One can reason about time intervals in the event calculus
Independence
Suppose we added to our three variables a fourth variable Weather to get the full joint distribution
`vec(P)(T\o\othache, Catch, Cavity, Weather)`. This table now has `2 times 2 times 2 times 4 = 32 entries`, four "editions"
of the table of the earlier slide one for each kind of weather.
What relationship do these editions have to each other and to the original three-variable table?
For example, how are `P(t\o\othache, catch, cavity, cloudy)` and `P(t\o\othache, catch, cavity)` related?
Using the product rule we know:
`P(t\o\othache, catch, cavity, cloudy) = P(cloudy | t\o\othache, catch, cavity) P(t\o\othache, catch, cavity)`
It is likely that the weather does not influence the dental variables. So it is safe to say:
`P(cloudy | t\o\othache, catch, cavity) = P(cloudy)`.
A similar equation exists for every entry in
`\vec(P)(T\o\othache, Catch, Cavity, Weather)` so we get:
`\vec(P)(T\o\othache, Catch, Cavity, Weather) = \vec(P)(T\o\othache, Catch, Cavity)\vec(P)(Weather)`
This property is called independence. In our case, the weather is independent of our dental problems
Independence means a full joint distribution can often be factored into separate disjoint distributions. Independence can
often help reduce the size of the domain representation and complexity of the inference problem.
Baye's Rule and Its Use
We already defined the product rules: `P(a ^^ b) = P(a | b)P(b)` and `P(a ^^ b) = P(b | a)P(a)`.
Equating the two right hand sides gives us:
`P(b|a) = frac(P(a|b)P(b))(P(a))`
This is called Baye's rule.
Baye's rule is used quite often in AI systems. The reason is that although `P(b|a)` might be hard to directly calculate the three terms on the right are often easier to determine
For example, we want to know the most likely cause of some effect. We could consider each cause and estimate:
`P(cause | effect) = frac(P(effect|cause)P(cause))(P(effect)).`
`P(effect | cause)` quantifies the relationship in the causal direction, whereas `P(cause | effect)` describes the diagnostic direction.

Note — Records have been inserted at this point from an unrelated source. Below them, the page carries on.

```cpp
struct ScanLaunch {
    const ScanJob *jobs;
    uint32_t n_jobs;
    const uint8_t *q_res;
    const int8_t *q_cb;
    const uint32_t *q_off;
    const int32_t *q_cap;
    const int8_t *q_prof;
    const uint64_t *q_prof_off;
    const uint32_t *q_prof_letters;
    const uint8_t *t_res;
    const uint32_t *t_off4, *t_len;
    const uint32_t *order;
    uint32_t n_targets;
    const int8_t *mat;
    int alphabet;
    uint8_t *scores;
    uint32_t *park;
    const uint64_t *park_off;
};
hipError_t launch_scan(const ScanLaunch &L, int cls, uint32_t grid, hipStream_t stream);

struct ScanSelectArgs {
    const uint8_t *scores;
    const uint32_t *t_len;
    uint32_t n_targets;
    const uint32_t *q_ident;
    const uint32_t *q_win;
    int32_t min_score;
    uint32_t max_hits;
    mmgpu_pf_hit *hits;
    uint32_t stride;
    uint32_t *counts;
};
hipError_t launch_scan_select(const ScanSelectArgs &A, uint32_t nq, hipStream_t stream);
void warm_scan();

constexpr uint64_t GSCAN_PAIR_BUDGET = 1ull << 24;

struct SwDenseLists {
    const uint32_t *begin, *count;
    const uint32_t *order;
    const uint64_t *len_prefix;
    uint32_t *d_hit_target, *d_hit_out;
    mmgpu_sw_hit *d_out;
};

struct GscanPlanArgs {
    const uint32_t *order;
    const uint32_t *q_begin, *q_count;
    const uint32_t *q_slot;
    uint32_t q_first, n_queries;
    uint32_t *hit_target, *hit_out;
};
hipError_t launch_gscan_plan(const GscanPlanArgs &A, hipStream_t stream);

struct GscanIdentArgs {
    const uint8_t *q_res;
    const int8_t *q_cb;
    const uint32_t *q_off;
    const int8_t *q_prof;
    const uint32_t *q_prof_off;
    const uint32_t *q_ident;
    const uint8_t *t_res;
    const uint32_t *t_off4;
    const int8_t *mat;
    int alphabet;
    int32_t *ident_score;
};
hipError_t launch_gscan_identity(const GscanIdentArgs &A, uint32_t nq, hipStream_t stream);

struct GscanSelectArgs {
    const mmgpu_sw_hit *out;
    const uint32_t *order;
    const uint32_t *q_begin, *q_count, *q_slot;
    const uint32_t *q_ident;
    const int32_t *ident_score;
    const int32_t *q_min_ev;
    const uint32_t *t_len;
    const uint32_t *q_win;
    int32_t *scores;
    uint32_t n_targets;
    uint32_t q_first;
    int32_t min_score;
    uint32_t max_hits;
    mmgpu_pf_hit *hits;
    uint32_t stride;
    uint32_t *counts;
};
hipError_t launch_gscan_select(const GscanSelectArgs &A, uint32_t n_queries, hipStream_t stream);
void warm_gscan();

constexpr int RESCORE_GROUP = 16;
constexpr int RESCORE_STEP = 4;
constexpr int RESCORE_THREADS = 256;
constexpr int RESCORE_SLACK = 16;

struct RescoreArgs {
    const uint8_t *q_res;
    const uint32_t *q_off4, *q_len;
    const uint8_t *t_res;
    const uint32_t *t_off4, *t_len;
    const int8_t *mat;
    int alphabet;
    const uint32_t *hit_query;
    const mmgpu_rescore_pair *pairs;
// ... 813 lines not shown
```

### mmseqs2_amd/csrc/sw_body.h

```cpp
#pragma once
#include "mmgpu_internal.h"
#include "pf_device.h"

namespace mmgpu {

namespace {

constexpr int GROUP = 16;
constexpr int WAVES = 4;
constexpr int GROUPS_PER_WAVE = 64 / GROUP;
constexpr int HITS_PER_WAVE = 2 * GROUPS_PER_WAVE;
constexpr unsigned NEG2 = 0x80008000u;

typedef short s16x2 __attribute__((ext_vector_type(2)));
typedef unsigned short u16x2 __attribute__((ext_vector_type(2)));

__device__ __forceinline__ unsigned pk_add_sat(unsigned a, unsigned b) {
    return __builtin_bit_cast(unsigned, __builtin_elementwise_add_sat(__builtin_bit_cast(s16x2, a),
                                                                      __builtin_bit_cast(s16x2, b)));
}
__device__ __forceinline__ unsigned pk_max_s(unsigned a, unsigned b) {
    return __builtin_bit_cast(unsigned, __builtin_elementwise_max(__builtin_bit_cast(s16x2, a),
                                                                  __builtin_bit_cast(s16x2, b)));
}
__device__ __forceinline__ unsigned pk_max_u(unsigned a, unsigned b) {
    return __builtin_bit_cast(unsigned, __builtin_elementwise_max(__builtin_bit_cast(u16x2, a),
                                                                  __builtin_bit_cast(u16x2, b)));
}
__device__ __forceinline__ unsigned pk_sub_sat_u(unsigned a, unsigned b) {
    return __builtin_bit_cast(unsigned, __builtin_elementwise_sub_sat(__builtin_bit_cast(u16x2, a),
                                                                      __builtin_bit_cast(u16x2, b)));
}
__device__ __forceinline__ unsigned bfi(unsigned mask, unsigned a, unsigned b) {
    return (a & mask) | (b & ~mask);
}

constexpr int SW_HALF_LIMIT = 2048 - 256;
constexpr int SW_HALF_MAX_GAP = 2048;
constexpr int SW_HALF_MARK = -1;
typedef _Float16 h16x2 __attribute__((ext_vector_type(2)));
__device__ __forceinline__ h16x2 as_h(unsigned a) { return __builtin_bit_cast(h16x2, a); }
__device__ __forceinline__ unsigned as_u(h16x2 a) { return __builtin_bit_cast(unsigned, a); }
__device__ __forceinline__ unsigned h_add(unsigned a, unsigned b) { return as_u(as_h(a) + as_h(b)); }
__device__ __forceinline__ unsigned h_sub(unsigned a, unsigned b) { return as_u(as_h(a) - as_h(b)); }
__device__ __forceinline__ unsigned h_max(unsigned a, unsigned b) {
    return as_u(__builtin_elementwise_maximum(as_h(a), as_h(b)));
}
__device__ __forceinline__ unsigned h_max3(unsigned a, unsigned b, unsigned c) {
    return as_u(__builtin_elementwise_maximum(__builtin_elementwise_maximum(as_h(a), as_h(b)), as_h(c)));
}
__device__ __forceinline__ unsigned short h_bits(int v) { return __builtin_bit_cast(unsigned short, (_Float16)v); }
__device__ __forceinline__ int h_value(unsigned bits) { return (int)(float)__builtin_bit_cast(_Float16, (unsigned short)bits); }
template <int W>
__device__ __forceinline__ unsigned across_rows(unsigned x, unsigned v) {
    static_assert(W == 16 || W == 32, "groups of one or two DPP rows");
    if constexpr (W == 32) x = __builtin_amdgcn_update_dpp(x, v, 0x138 , 0xA, 0x1, false);
    return x;
}
template <int W = GROUP>
__device__ __forceinline__ unsigned from_lane_above(unsigned head, unsigned v) {
    return across_rows<W>(__builtin_amdgcn_update_dpp(head, v, 0x111 , 0xF, 0xF, false), v);
}
template <int W = GROUP>
__device__ __forceinline__ unsigned from_lane_above_or_zero(unsigned v) {
    return across_rows<W>(__builtin_amdgcn_update_dpp(0u, v, 0x111 , 0xF, 0xF, true), v);
}

#ifndef MMGPU_SW_PREFETCH
#define MMGPU_SW_PREFETCH 1
#endif
#define SW_KEEP_IN_ROW(x) asm volatile("" : "+v"(x))

template <int R, int W = GROUP>
struct Tile {
    static constexpr int ROWS = W * R;
    static constexpr int LANE_STRIDE = lane_stride_bytes(R);
    static constexpr int ROW_STRIDE = W * LANE_STRIDE;
};
static_assert(GROUP == 16, "sw_profile_bytes' default and sw_tiles (mmgpu_internal.h) assume 16-lane groups for all but the wide shapes");

template <int R, bool REV, bool HALF = false, int W = GROUP>
__device__ __forceinline__ void build_profile(unsigned char *lds, const uint8_t *q, const int8_t *cb, int qlen,
                                              int tile_base, const int8_t *mat, int alphabet, const int8_t *prof) {
    using T = Tile<R, W>;
    const int total = (alphabet + 1) * T::ROWS;
    for (int idx = threadIdx.x; idx < total; idx += blockDim.x) {
        const int letter = idx / T::ROWS;
        const int row = idx - letter * T::ROWS;
        const int rg = tile_base + row;
        short v = (short)-32768;
        if (letter < alphabet && rg < qlen) {
            const int qi = REV ? (qlen - 1 - rg) : rg;
            v = prof ? (short)prof[letter * qlen + qi] : (short)((int)mat[letter * alphabet + q[qi]] + (int)cb[qi]);
        }
        const int lane = row / R, r = row - lane * R;
        if constexpr (HALF) v = (short)h_bits(v);
        *reinterpret_cast<short *>(lds + letter * T::ROW_STRIDE + lane * T::LANE_STRIDE + r * 2) = v;
    }
}

__device__ __forceinline__ bool sw_rev_wanted(const SwLaunch &L, uint32_t slot, int min_start) {
    const mmgpu_sw_hit &f = L.out[slot];
    const int s = f.score;
    if (L.rev_mode == 2) return s > 0 && L.rev_force[slot] != 0;
    return s > 0 && s >= min_start && !(L.rev_mode == 1 && f.word != 0);
}

constexpr int SW_REV_JOB_HITS = 1024;
static_assert(SW_REV_JOB_HITS == SW_REV_JOB_MAX, "host and kernel disagree on the reverse job size");
struct SwLds {
    uint16_t live[SW_REV_JOB_HITS];
    uint32_t live_wave[WAVES];
    uint32_t next_chunk;
    uint32_t half_flag;
    uint32_t unused[10];
    __device__ unsigned char *profiles() { return reinterpret_cast<unsigned char *>(this + 1); }
};
constexpr int SW_HALF_FLAG_AT = offsetof(SwLds, half_flag);
static_assert(SW_LDS_HEADER == SW_REV_JOB_HITS * 2 + 64 && sizeof(SwLds) == SW_LDS_HEADER && SW_HALF_FLAG_AT == SW_REV_JOB_HITS * 2 + 20 &&
              offsetof(SwLds, next_chunk) == SW_REV_JOB_HITS * 2 + 16, "the header holds the live hits and the scheduling words");
__device__ __forceinline__ SwLds &sw_lds() {
    extern __shared__ __attribute__((aligned(16))) unsigned char lds_all[];
    return *reinterpret_cast<SwLds *>(lds_all);
}
__device__ __forceinline__ uint32_t sw_half_any_marked() { return sw_lds().half_flag; }

struct SwQuery {
    const uint8_t *q;
    const int8_t *cb;
    int qlen, qbias;
    const int8_t *prof;
};
__device__ __forceinline__ SwQuery sw_query(const SwLaunch &L, uint32_t query) {
    const uint32_t qbeg = L.q_off[query];
    SwQuery Q;
    Q.qlen = (int)(L.q_off[query + 1] - qbeg);
    Q.q = L.q_res + qbeg;
    Q.cb = L.q_cb + qbeg;
    Q.qbias = L.q_bias[query];
    Q.prof = nullptr;
    if (L.q_prof_off) {
        const uint32_t po = L.q_prof_off[query];
        if (po != 0xFFFFFFFFu) Q.prof = L.q_prof + po;
    }
    return Q;
}

struct SwProfiles {
    unsigned char *lds;
    int n_tiles;
    uint32_t tile_bytes;
    bool resident;
    bool dynamic;
};
template <int R, bool MULTI>
__device__ __forceinline__ SwProfiles sw_profiles(const SwLaunch &L, int qlen) {
    SwProfiles P;
    P.lds = sw_lds().profiles();
    P.n_tiles = MULTI ? (int)sw_tiles((uint32_t)qlen, R) : 1;
    P.tile_bytes = sw_profile_bytes(R, L.alphabet);
    P.resident = MULTI && sw_multi_resident((uint32_t)P.n_tiles, R, L.alphabet, L.resident_lds);
    P.dynamic = !MULTI || P.resident;
    return P;
}
enum SwBuildAt { SW_AT_JOB_START, SW_AT_PACKED, SW_AT_TILE };
template <SwBuildAt AT, int R, bool REV, bool HALF, bool PACKED, int W>
__device__ __forceinline__ void sw_build_profiles(const SwLaunch &L, const SwQuery &Q, const SwProfiles &P, int tile = 0) {
    using T = Tile<R, W>;
    if (AT == SW_AT_TILE) {
        if (!P.dynamic) {
            __syncthreads();
            build_profile<R, REV, HALF, W>(P.lds, Q.q, Q.cb, Q.qlen, tile * T::ROWS, L.mat, L.alphabet, Q.prof);
            __syncthreads();
        }
    } else if ((AT == SW_AT_PACKED) == PACKED && P.dynamic) {
        for (int t = 0; t < P.n_tiles; ++t)
            build_profile<R, REV, HALF, W>(P.lds + (uint32_t)t * P.tile_bytes, Q.q, Q.cb, Q.qlen, t * T::ROWS, L.mat, L.alphabet, Q.prof);
        __syncthreads();
    }
}

template <bool REV, bool MARKED>
__device__ __forceinline__ uint32_t sw_pack_live(const SwLaunch &L, const SwJob &job, SwLds &H, uint32_t n_hits) {
    const int lane = threadIdx.x & 63;
    const int wave = __builtin_amdgcn_readfirstlane(threadIdx.x >> 6);
    const int min_start = REV ? L.q_minstart[job.query] : 0;
    uint32_t total = 0;
    for (uint32_t base = 0; base < n_hits; base += WAVES * 64) {
        const uint32_t idx = base + threadIdx.x;
        bool pass = false;
        if (idx < n_hits) {
            const uint32_t slot = L.hit_out[job.hit_begin + idx];
            pass = MARKED ? L.out[slot].score == SW_HALF_MARK : sw_rev_wanted(L, slot, min_start);
        }
        const unsigned long long bal = __ballot(pass);
        if (lane == 0) H.live_wave[wave] = (uint32_t)__popcll(bal);
        __syncthreads();
        uint32_t before = 0, round_total = 0;
#pragma unroll
        for (int w = 0; w < WAVES; ++w) {
            const uint32_t c = H.live_wave[w];
            before += w < wave ? c : 0u;
            round_total += c;
        }
        if (pass) H.live[total + before + (uint32_t)__popcll(bal & ((1ull << lane) - 1ull))] = (uint16_t)idx;
        total += round_total;
        __syncthreads();
    }
    return total;
}

template <int W>
__device__ __forceinline__ uint32_t sw_claim_chunk(SwLds &H, bool dynamic, uint32_t it) {
    constexpr int HITS_PER_WAVE = 2 * 64 / W;
    const int lane = threadIdx.x & 63;
    const int wave = __builtin_amdgcn_readfirstlane(threadIdx.x >> 6);
    uint32_t chunk = it * WAVES + wave;
    if (dynamic) {
        if (lane == 0) chunk = atomicAdd(&H.next_chunk, 1u);
        chunk = __builtin_amdgcn_readfirstlane(chunk);
    }
    return chunk * HITS_PER_WAVE;
}

template <bool REV, bool HALF>
__device__ __forceinline__ void sw_write_result(const SwLaunch &L, const SwQuery &Q, unsigned long long key, uint32_t h, int end, int cols) {
    const bool marked = HALF && (unsigned)(key >> 32) > (unsigned)h_bits(SW_HALF_LIMIT);
    const int score = HALF ? (marked ? SW_HALF_MARK : h_value((unsigned)(key >> 32))) : (int)(key >> 32);
    const int col = 0xFFFF - (int)((key >> 16) & 0xFFFFu);
    const int row = 0xFFFF - (int)(key & 0xFFFFu);
    mmgpu_sw_hit *o = L.out + L.hit_out[h];
    if (!REV) {
        mmgpu_sw_hit res;
        res.score = score;
        res.q_end = score ? row : 0;
        res.t_end = score ? col : -1;
        res.q_start = -1;
        res.t_start = -1;
        res.word = (score + Q.qbias >= 255) ? 1 : 0;
        *o = res;
        if (marked) sw_lds().half_flag = 1;
    } else {
        if (cols > 0) {
            o->t_start = (score == o->score) ? end - col : -2;
            o->q_start = (score == o->score) ? Q.qlen - 1 - row : -2;
        }
    }
}
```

For example, a doctor often knows `P(symp\t\oms | disease)` but wants to calculate the disease that is causing the symptoms.
So if the doctor knows that 70% of people with meningitis have stiff necks and the odds of meningitis are 1/50000 and the odds
of a stiff neck are 1/100. Then the odds of meningitis given a stiff neck are (.7 * 1/50000)/0.01 = 0.0014.